Find all occurrences
To implement find all occurrences we need to have a relation between each Scala entity and the places where it is mentioned. To do this we need to have a definitive way to differentiate between entities with the same name (for example two classes with the same name but in different scopes). Making this distinction using a parse tree is non-trivial, however, with a typed-tree it’s extremely simple as we have access to the symbols. This means we need the typed-tree for every compilation unit in the project which we just explained is far from ideal.
One way to avoid this would be to take an approach similar to JDT: By using the parse-tree we create a primitive index that, for each compilation unit, keeps track of all the names that are mentioned in that document.
By using the primitive index we will be able to filter out the compilation units that definitely don’t mention the entity we’re looking for leaving us with a much smaller set of compilation units that might mention the entity. We then ask for a typed tree for each of the remaining compilation units and use the symbols to see if they’re an exact match. This leaves us with the location of the references that are guaranteed to be referencing the entity we were searching for without having to type-check the entire project.
This approach should be able to find all occurrences of Scala entities with a few edge cases listed below (I haven’t considered all cases yet).
Because implicits aren’t expressed in the source the primitive index wouldn’t find any files where the implicits are invoked and we’re back to having to type-check the entire project to find all references. I currently don’t have a solution to this, but as this is probably one of the trickiest problems I don’t mind saving it for later ;)
Using type aliases it is possible to “rename” a type, for example lets
type Str = String val x: Str = “I’m a String in disguise”
In such a case the primitive index would not register Str as an occurrence of String and they would go unnoticed. This could be solved by performing a search for the name of the alias whenever an aliased type is created.
As mentioned a call hierarchy lists all of the in- and outgoing calls of a method. To find all the ingoing calls we simply search for all the references to the method. The outgoing calls can be found by traversing the body of the method looking for Apply nodes.

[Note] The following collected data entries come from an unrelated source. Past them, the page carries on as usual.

template <bool OUT_PLANES, bool IN_PLANES, bool DIAG = false>
__global__ __launch_bounds__(NT, 2) void attn_f16x3_pipe_kernel(const float* __restrict__ qkv, float* __restrict__ out,
                                                                  int N, int heads) {
    extern __shared__ __attribute__((aligned(16))) float smem[];
    _Float16* lds = reinterpret_cast<_Float16*>(smem);

    const int tid = threadIdx.x, lane = tid & 63, wave = tid >> 6;
    const int r = lane & 31, h = lane >> 5;
    const Block blk = decode_block(N, heads, QB);
    const int head = blk.head, b = blk.b, q0 = blk.q0;
    const int D = heads * HD, rs = 3 * D;
    const float* base = qkv + size_t(b) * N * rs;
    const int koff = D + head * HD;

    constexpr float QSCALE = 0.125f * 1.44269504088896340736f * (IN_PLANES ? 0.125f * 0.125f : 1.0f);
    f16x8 qh[4], ql[4];
    {
        const int qrow = q0 + wave * 32 + r;
#pragma unroll
        for (int kg = 0; kg < 4; ++kg) {
            f32x4 v0 = {0.f, 0.f, 0.f, 0.f}, v1 = {0.f, 0.f, 0.f, 0.f};
            if (qrow < N) {
                if constexpr (IN_PLANES) {
                    const _Float16* p = reinterpret_cast<const _Float16*>(base) + size_t(qrow) * 2 * rs +
                                        (head * 2 + (kg >> 1)) * 64 + 16 * (kg & 1) + 8 * h;
                    const f16x8 ph = *reinterpret_cast<const f16x8*>(p), pl = *reinterpret_cast<const f16x8*>(p + 32);
#pragma unroll
                    for (int e = 0; e < 4; ++e) {
                        v0[e] = float(ph[e]) + float(pl[e]);
                        v1[e] = float(ph[4 + e]) + float(pl[4 + e]);
                    }
                } else {
                    const float* p = base + size_t(qrow) * rs + head * HD + 16 * kg + 8 * h;
                    v0 = *reinterpret_cast<const f32x4*>(p);
                    v1 = *reinterpret_cast<const f32x4*>(p + 4);
                }
            }
            f16x4 h0, l0, h1, l1;
            split4(v0 * QSCALE, h0, l0);
            split4(v1 * QSCALE, h1, l1);
            qh[kg] = cat(h0, h1);
            ql[kg] = cat(l0, l1);
        }
    }

    const __amdgpu_buffer_rsrc_t rsrc =
        __builtin_amdgcn_make_buffer_rsrc(const_cast<float*>(base), 0, unsigned(N) * unsigned(rs) * 4u, 0x00020000);
    constexpr int RPP = NT / 16, NP = KT / RPP;
    const int srow = tid >> 4, scol = (tid & 15) * 4;
    unsigned kvoff[NP];
#pragma unroll
    for (int i = 0; i < NP; ++i) kvoff[i] = (unsigned(srow + RPP * i) * unsigned(rs) + scol + koff) * 4u;
    const unsigned tile_bytes = unsigned(KT) * unsigned(rs) * 4u, v_delta = unsigned(D) * 4u;
    f32x4 rk[NP], rv[NP];
    auto load_kv = [&](int kt) {
#pragma unroll
        for (int i = 0; i < NP; ++i) {
            rk[i] = __builtin_bit_cast(f32x4, __builtin_amdgcn_raw_buffer_load_b128(rsrc, kvoff[i], kt * tile_bytes, 0));
            rv[i] = __builtin_bit_cast(f32x4, __builtin_amdgcn_raw_buffer_load_b128(rsrc, kvoff[i] + v_delta, kt * tile_bytes, 0));
        }
    };
    f16x4 skh[NP], skl[NP], svh[NP], svl[NP];
    auto split_kv = [&]() {
#pragma unroll
        for (int i = 0; i < NP; ++i) {
            split4(rk[i], skh[i], skl[i]);
            split4(rv[i], svh[i], svl[i]);
        }
    };
    auto write_k_row = [&](int st, int i) {
        _Float16* S = lds + st * STAGE_H;
        *reinterpret_cast<f16x4*>(S + (srow + RPP * i) * KST + scol) = skh[i];
        *reinterpret_cast<f16x4*>(S + K_PLANE + (srow + RPP * i) * KST + scol) = skl[i];
    };
    auto write_v_row = [&](int st, int i) {
        _Float16* S = lds + st * STAGE_H;
        *reinterpret_cast<f16x4*>(S + 2 * K_PLANE + (srow + RPP * i) * VST + scol) = svh[i];
        *reinterpret_cast<f16x4*>(S + 2 * K_PLANE + V_PLANE + (srow + RPP * i) * VST + scol) = svl[i];
    };
    auto write_kv = [&](int st) {
        _Float16* S = lds + st * STAGE_H;
#pragma unroll
        for (int i = 0; i < NP; ++i) {
            *reinterpret_cast<f16x4*>(S + (srow + RPP * i) * KST + scol) = skh[i];
            *reinterpret_cast<f16x4*>(S + K_PLANE + (srow + RPP * i) * KST + scol) = skl[i];
            *reinterpret_cast<f16x4*>(S + 2 * K_PLANE + (srow + RPP * i) * VST + scol) = svh[i];
            *reinterpret_cast<f16x4*>(S + 2 * K_PLANE + V_PLANE + (srow + RPP * i) * VST + scol) = svl[i];
        }
    };

    typedef __attribute__((ext_vector_type(4))) unsigned u32x4;
    u32x4 pa[4] = {}, pb[4] = {};
    const int pkey = tid >> 3, pp = tid & 7;
    const unsigned pl_off = unsigned(pkey) * unsigned(rs) * 4u + unsigned((D >> 5) + head * 2) * 128u + unsigned(pp) * 16u;
    const unsigned pl_vdelta = unsigned(D >> 5) * 128u;
    auto load_planes = [&](int kt, u32x4 (&st)[4]) {
        if (kt * KT >= N) return;
#pragma unroll
        for (int c = 0; c < 4; ++c)
            st[c] = __builtin_amdgcn_raw_buffer_load_b128(rsrc, pl_off + (c >> 1) * pl_vdelta + (c & 1) * 128u, kt * tile_bytes, 0);
    };
    auto write_chunk = [&](int st, int c, const u32x4 (&regs)[4]) {
        _Float16* S = lds + st * STAGE_H + (c < 2 ? 0 : 2 * K_PLANE) + (pp >> 2) * (c < 2 ? K_PLANE : V_PLANE) +
                      pkey * (c < 2 ? KST : VST) + (c & 1) * 32 + (pp & 3) * 8;
        *reinterpret_cast<u32x4*>(S) = regs[c];
    };

    const int v_off = tr_off(lane, h);
    auto vfrag = [&](const _Float16* plane, int u, int s, int dt) {
        const _Float16* p = plane + v_off + (32 * u + 16 * s) * VST + 32 * dt;
        const s16x4 a = __builtin_amdgcn_ds_read_tr16_b64_v4i16((lds_s16x4_ptr)(p));
        const s16x4 c = __builtin_amdgcn_ds_read_tr16_b64_v4i16((lds_s16x4_ptr)(p + 8 * VST));
        return cat(__builtin_bit_cast(f16x4, a), __builtin_bit_cast(f16x4, c));
    };

    f32x16 o0, o1, sb[2][2];
    using P0 = std::integral_constant<int, 0>;
    using P1 = std::integral_constant<int, 1>;
#pragma unroll
    for (int i = 0; i < 16; ++i) { o0[i] = 0.f; o1[i] = 0.f; }
    f32x2 l_run = {0.f, 0.f};
    f32x16 nref;
#pragma unroll
    for (int i = 0; i < 16; ++i) nref[i] = INFINITY;

    struct KFrag { f16x8 k0h, k0l, k1h, k1l; };
    auto read_kfrag = [&](int st, int kg, KFrag& f) {
        const _Float16* kb_h = lds + st * STAGE_H + r * KST + 8 * h + 16 * kg;
        f.k0h = *reinterpret_cast<const f16x8*>(kb_h);
        f.k0l = *reinterpret_cast<const f16x8*>(kb_h + K_PLANE);
        f.k1h = *reinterpret_cast<const f16x8*>(kb_h + 32 * KST);
        f.k1l = *reinterpret_cast<const f16x8*>(kb_h + K_PLANE + 32 * KST);
    };
    auto qk_step = [&](int kg, int j, const KFrag& f, f32x16& d0, f32x16& d1, auto biased) {
        const f32x16 zero = {};
        const f32x16 c_init = decltype(biased)::value ? nref : zero;
        if (j == 0) d0 = mfma_f16(f.k0l, qh[kg], kg == 0 ? c_init : d0);
        if (j == 1) d1 = mfma_f16(f.k1l, qh[kg], kg == 0 ? c_init : d1);
        if (j == 2) d0 = mfma_f16(f.k0h, ql[kg], d0);
        if (j == 3) d1 = mfma_f16(f.k1h, ql[kg], d1);
        if (j == 4) d0 = mfma_f16(f.k0h, qh[kg], d0);
        if (j == 5) d1 = mfma_f16(f.k1h, qh[kg], d1);
    };
    constexpr float LAZY_HEADROOM = 8.0f, LAZY_LIMIT_LOG2 = 15.99f;
    f32x2 sm_ls = {0.f, 0.f};
    auto exact_prepare = [&](const f32x16& c0, const f32x16& c1) __attribute__((always_inline)) {
        float mt = vmax3(c0[0], c1[0], c0[1]);
#pragma unroll
        for (int i = 1; i < 15; ++i) mt = vmax3(mt, c1[i], c0[i + 1]);
        mt = __builtin_fmaxf(mt, c1[15]);
        float ma, mb;
        pope_xor32_pair(mt, ma, mb);
        const float ref_old = -nref[0];
        const float ref_new = __builtin_fmaxf(ref_old, __builtin_fmaxf(ma, mb) - LAZY_HEADROOM);
        const float delta = ref_old - ref_new;
        const float alpha = __builtin_amdgcn_exp2f(delta);
#pragma unroll
        for (int i = 0; i < 16; ++i) nref[i] = -ref_new;
        l_run = l_run * alpha;
#pragma unroll
        for (int e = 0; e < 16; ++e) { o0[e] *= alpha; o1[e] *= alpha; }
        return delta;
    };
    auto exp_pair = [&](int i, f32x16& c0, f32x16& c1, auto biased) __attribute__((always_inline)) {
        f32x16& c = i < 8 ? c0 : c1;
        const int e = 2 * (i & 7);
        if constexpr (decltype(biased)::value) {
            c[e] = __builtin_amdgcn_exp2f(c[e]);
            c[e + 1] = __builtin_amdgcn_exp2f(c[e + 1]);
        } else {
            c[e] = __builtin_amdgcn_exp2f(c[e] + nref[0]);
            c[e + 1] = __builtin_amdgcn_exp2f(c[e + 1] + nref[0]);
        }
        float a0 = sm_ls[0], a1 = sm_ls[1];
        a0 += c[e];
        asm volatile("" : "+v"(a0));
        a1 += c[e + 1];
        asm volatile("" : "+v"(a1));
        sm_ls = f32x2{a0, a1};
    };
    auto softmax_slice = [&](int slot, auto ptag) __attribute__((always_inline)) {
        if (slot == 0) sm_ls = f32x2{0.f, 0.f};
        if (slot % 3 != 2)
            exp_pair((slot / 3) * 2 + slot % 3, sb[decltype(ptag)::value][0], sb[decltype(ptag)::value][1], std::true_type{});
    };
    float la_mt = 0.f;
    auto lookahead_slice = [&](int slot, const f32x16& n0, const f32x16& n1) __attribute__((always_inline)) {
        if (slot == 0) la_mt = vmax3(n0[0], n1[0], n0[1]);
        else if (slot < 15) la_mt = vmax3(la_mt, n1[slot], n0[slot + 1]);
        else if (slot == 15) la_mt = __builtin_fmaxf(la_mt, n1[15]);
    };
    auto advance = [&](f32x16& n0, f32x16& n1) __attribute__((always_inline)) {
        if (__builtin_expect(__builtin_amdgcn_ballot_w64(!(la_mt < LAZY_LIMIT_LOG2)) != 0, 0)) {
            if constexpr (DIAG)
                if (lane == 0) (void)__hip_atomic_fetch_add(&g_attn_exact_passes, 1ull, __ATOMIC_RELAXED, __HIP_MEMORY_SCOPE_AGENT);
            float ma, mb;
            pope_xor32_pair(la_mt, ma, mb);
            const float over = __builtin_fmaxf(__builtin_fmaxf(ma, mb) - LAZY_HEADROOM, 0.f);
            const float delta = -over, alpha = __builtin_amdgcn_exp2f(delta);
            const float nr = nref[0] + delta;
#pragma unroll
            for (int i = 0; i < 16; ++i) nref[i] = nr;
            l_run = l_run * alpha;
#pragma unroll
            for (int e = 0; e < 16; ++e) { o0[e] *= alpha; o1[e] *= alpha; }
#pragma unroll
            for (int i = 0; i < 16; ++i) { n0[i] += delta; n1[i] += delta; }
        }
    };
    auto settle = [&]() __attribute__((always_inline)) { l_run += sm_ls; };
    auto phase1 = [&](int st_next, auto ptag) {
        f32x16& n0 = sb[decltype(ptag)::value ^ 1][0];
        f32x16& n1 = sb[decltype(ptag)::value ^ 1][1];
        KFrag kf[2];
        read_kfrag(st_next, 0, kf[0]);
#pragma unroll
        for (int i = 0; i < 24; ++i) {
            const int kg = i / 6, j = i % 6;
            if (j == 0 && kg < 3) read_kfrag(st_next, kg + 1, kf[(kg + 1) & 1]);
            qk_step(kg, j, kf[kg & 1], n0, n1, std::true_type{});
            softmax_slice(i, ptag);
            __builtin_amdgcn_sched_barrier(0);
        }
    };
    auto softmax_only = [&](auto ptag) {
#pragma unroll
        for (int i = 0; i < 24; ++i) softmax_slice(i, ptag);
    };
    auto split_group = [&](int g, int half, f16x4& hi, f16x4& lo, auto ptag) {
        const int u = g >> 1, s2 = g & 1;
        f32x4 pv4;
#pragma unroll
        for (int e = 0; e < 4; ++e) pv4[e] = sb[decltype(ptag)::value][u][8 * s2 + 4 * half + e];
        split4(pv4, hi, lo);
    };
    auto phase2 = [&](int st, int st_write, auto split_tag, const u32x4 (&pregs)[4], auto ptag, auto look_tag) {
        constexpr bool SPLIT_KV = decltype(split_tag)::value;
        constexpr bool LOOK = decltype(look_tag)::value;
        const _Float16* Vh = lds + st * STAGE_H + 2 * K_PLANE;
        const _Float16* Vl = Vh + V_PLANE;
        f16x4 h0[2], l0[2], h1[2], l1[2];
        f16x8 vh[2][2], vl[2];
        split_group(0, 0, h0[0], l0[0], ptag);
        split_group(0, 1, h1[0], l1[0], ptag);
        vh[0][0] = vfrag(Vh, 0, 0, 0); vl[0] = vfrag(Vl, 0, 0, 0);
        vh[0][1] = vfrag(Vh, 0, 0, 1); vl[1] = vfrag(Vl, 0, 0, 1);
        __builtin_amdgcn_sched_barrier(0);
#pragma unroll
        for (int i = 0; i < 24; ++i) {
            const int g = i / 6, j = i % 6, cur = g & 1, nxt = cur ^ 1;
            const int u = (g + 1) >> 1, s2 = (g + 1) & 1;
            if (j == 0 && g < 3) { vh[nxt][0] = vfrag(Vh, u, s2, 0); vh[nxt][1] = vfrag(Vh, u, s2, 1); }
            const f16x8 ph = cat(h0[cur], h1[cur]), pl = cat(l0[cur], l1[cur]);
            if (j == 0) o0 = mfma_f16(vl[0], ph, o0);
            if (j == 1) o1 = mfma_f16(vl[1], ph, o1);
            if (j == 2) o0 = mfma_f16(vh[cur][0], pl, o0);
            if (j == 3) o1 = mfma_f16(vh[cur][1], pl, o1);
            if (j == 4) o0 = mfma_f16(vh[cur][0], ph, o0);
            if (j == 5) o1 = mfma_f16(vh[cur][1], ph, o1);
            if (j == 2 && g < 3) { vl[0] = vfrag(Vl, u, s2, 0); vl[1] = vfrag(Vl, u, s2, 1); }
            if (g < 3) {
                if (j == 1) split_group(g + 1, 0, h0[nxt], l0[nxt], ptag);
                if (j == 3) split_group(g + 1, 1, h1[nxt], l1[nxt], ptag);
            }
            if (LOOK && i % 3 != 1) lookahead_slice(i - (i + 1) / 3, sb[decltype(ptag)::value ^ 1][0], sb[decltype(ptag)::value ^ 1][1]);
            if (SPLIT_KV && j == 5) {
                if constexpr (IN_PLANES) {
                    write_chunk(st_write, g, pregs);
                } else {
                    const int i2 = g >> 1;
                    if (g & 1) { split4(rv[i2], svh[i2], svl[i2]); write_v_row(st_write, i2); }
                    else { split4(rk[i2], skh[i2], skl[i2]); write_k_row(st_write, i2); }
                }
            }
            __builtin_amdgcn_sched_barrier(0);
        }
    };

    const int nkt = (N + KT - 1) / KT;
    if constexpr (IN_PLANES) {
        load_planes(0, pa);
        load_planes(1, pb);
#pragma unroll
        for (int c = 0; c < 4; ++c) write_chunk(0, c, pa);
        load_planes(2, pa);
    } else {
        load_kv(0);
        split_kv();
        write_kv(0);
        if (nkt > 1) load_kv(1);
    }
    __syncthreads();
    {
        KFrag kf;
#pragma unroll
        for (int kg = 0; kg < 4; ++kg) {
            read_kfrag(0, kg, kf);
#pragma unroll
            for (int j = 0; j < 6; ++j) qk_step(kg, j, kf, sb[0][0], sb[0][1], std::false_type{});
        }
    }
    if (nkt == 1) mask_tail(0, h, N, sb[0][0], sb[0][1]);
    if constexpr (IN_PLANES) {
#pragma unroll
        for (int c = 0; c < 4; ++c) write_chunk(1, c, pb);
        load_planes(3, pb);
    } else if (nkt > 1) {
        split_kv();
        write_kv(1);
        if (nkt > 2) load_kv(2);
    }
    __syncthreads();
    asm volatile("s_nop 15\n\ts_nop 3" : "+v"(sb[0][0]), "+v"(sb[0][1]));
    exact_prepare(sb[0][0], sb[0][1]);
#pragma unroll
    for (int i = 0; i < 16; ++i) { sb[0][0][i] += nref[0]; sb[0][1][i] += nref[0]; }

    int st_cur = 0, st_next = 1, st_write = 2, t = 0;
    auto rotate = [&]() { const int x = st_cur; st_cur = st_next; st_next = st_write; st_write = x; };
    auto steady = [&](u32x4 (&regs)[4], auto ptag) {
        ATTN_STAMP(t, 0);
        phase1(st_next, ptag);
        settle();
        ATTN_STAMP(t, 1);
        phase2(st_cur, st_write, std::true_type{}, regs, ptag, std::true_type{});
        advance(sb[decltype(ptag)::value ^ 1][0], sb[decltype(ptag)::value ^ 1][1]);
        if constexpr (IN_PLANES) load_planes(t + 4, regs);
        else if (t + 3 < nkt) load_kv(t + 3);
        ATTN_STAMP(t, 2);
        __syncthreads();
        ATTN_STAMP(t, 3);
        rotate();
        ++t;
    };
    while (t + 2 < nkt) {
        steady(pa, P0{});
        if (t + 2 < nkt) steady(pb, P1{});
    }
    auto tail = [&](auto ptag) {
        constexpr int P = decltype(ptag)::value;
        using Q = std::integral_constant<int, P ^ 1>;
        if (t + 1 < nkt) {
            phase1(st_next, ptag);
            mask_tail(t + 1, h, N, sb[P ^ 1][0], sb[P ^ 1][1]);
            asm volatile("" : "+v"(sb[P ^ 1][0]), "+v"(sb[P ^ 1][1]));
            settle();
            phase2(st_cur, st_write, std::false_type{}, pa, ptag, std::true_type{});
            advance(sb[P ^ 1][0], sb[P ^ 1][1]);
            rotate();
            ++t;
            softmax_only(Q{});
            settle();
            phase2(st_cur, st_write, std::false_type{}, pa, Q{}, std::false_type{});
        } else {
            softmax_only(ptag);
            settle();
            phase2(st_cur, st_write, std::false_type{}, pa, ptag, std::false_type{});
        }
    };
    if (t & 1) tail(P1{});
    else tail(P0{});
    __syncthreads();

    int tid_e = threadIdx.x;
    asm volatile("" : "+v"(tid_e));
    const int lane_e = tid_e & 63, wave_e = tid_e >> 6, r_e = lane_e & 31, h_e = lane_e >> 5;
    const float l_half = l_run[0] + l_run[1];
    const float inv = (IN_PLANES ? 0.125f : 1.0f) / (l_half + __shfl_xor(l_half, 32));
    float* Os = smem + (wave_e * 32) * OST;
#pragma unroll
    for (int g4 = 0; g4 < 4; ++g4) {
        f32x4 a, c;
#pragma unroll
        for (int e = 0; e < 4; ++e) { a[e] = o0[4 * g4 + e] * inv; c[e] = o1[4 * g4 + e] * inv; }
        *reinterpret_cast<f32x4*>(&Os[r_e * OST + 8 * g4 + 4 * h_e]) = a;
        *reinterpret_cast<f32x4*>(&Os[r_e * OST + 32 + 8 * g4 + 4 * h_e]) = c;
    }
    __builtin_amdgcn_wave_barrier();
#pragma unroll
    for (int i = 0; i < 8; ++i) {
        const int lr = (lane_e >> 4) + 4 * i, c4 = (lane_e & 15) * 4;
        const int qrow = q0 + wave_e * 32 + lr;
        const f32x4 v = *reinterpret_cast<const f32x4*>(&Os[lr * OST + c4]);
        if (qrow < N) {
            if constexpr (OUT_PLANES) {
                f16x4 hi, lo;
                split4(v * 8.0f, hi, lo);
                const int col = head * HD + c4;
                _Float16* o = reinterpret_cast<_Float16*>(out) + (size_t(b) * N + qrow) * 2 * D + pope_planes_col(col);
                __builtin_nontemporal_store(hi, reinterpret_cast<f16x4*>(o));
                __builtin_nontemporal_store(lo, reinterpret_cast<f16x4*>(o + 32));
            } else {
                *reinterpret_cast<f32x4*>(out + (size_t(b) * N + qrow) * D + head * HD + c4) = v;
            }
        }
    }
}

}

The type hierarchy should show all of the direct sub- and super-classes. We currently plan to let people browse through the hierarchy one layer at a time similar to how the type hierarchy feature of Scala docs works.
I haven’t given the implementation details much consideration yet but I believe we should be able to find all the super-classes by traversing the Def-tree of the type. As for the sub-classes we could use an approach similar to find all references, as we’re really just looking for all references to the type with the restriction that it should be in the definition of another type. That is we would again use the primitive index to narrow down the number of compilation units. It would be even more efficient if we we store what kind of tree the simple occurrences was tracked in; that would allow us to only compile the files where the name of the type was used in a Def tree.
In the near future
To figure out if this approach is fitting I need to go through all Scala entities and list all the places definitions and occurrences are allowed to appear. After that it’s time to consider how I will synchronize and persist the index (right now I’m leaning towards using Lucene) and then perhaps it’s time to start programming a bit.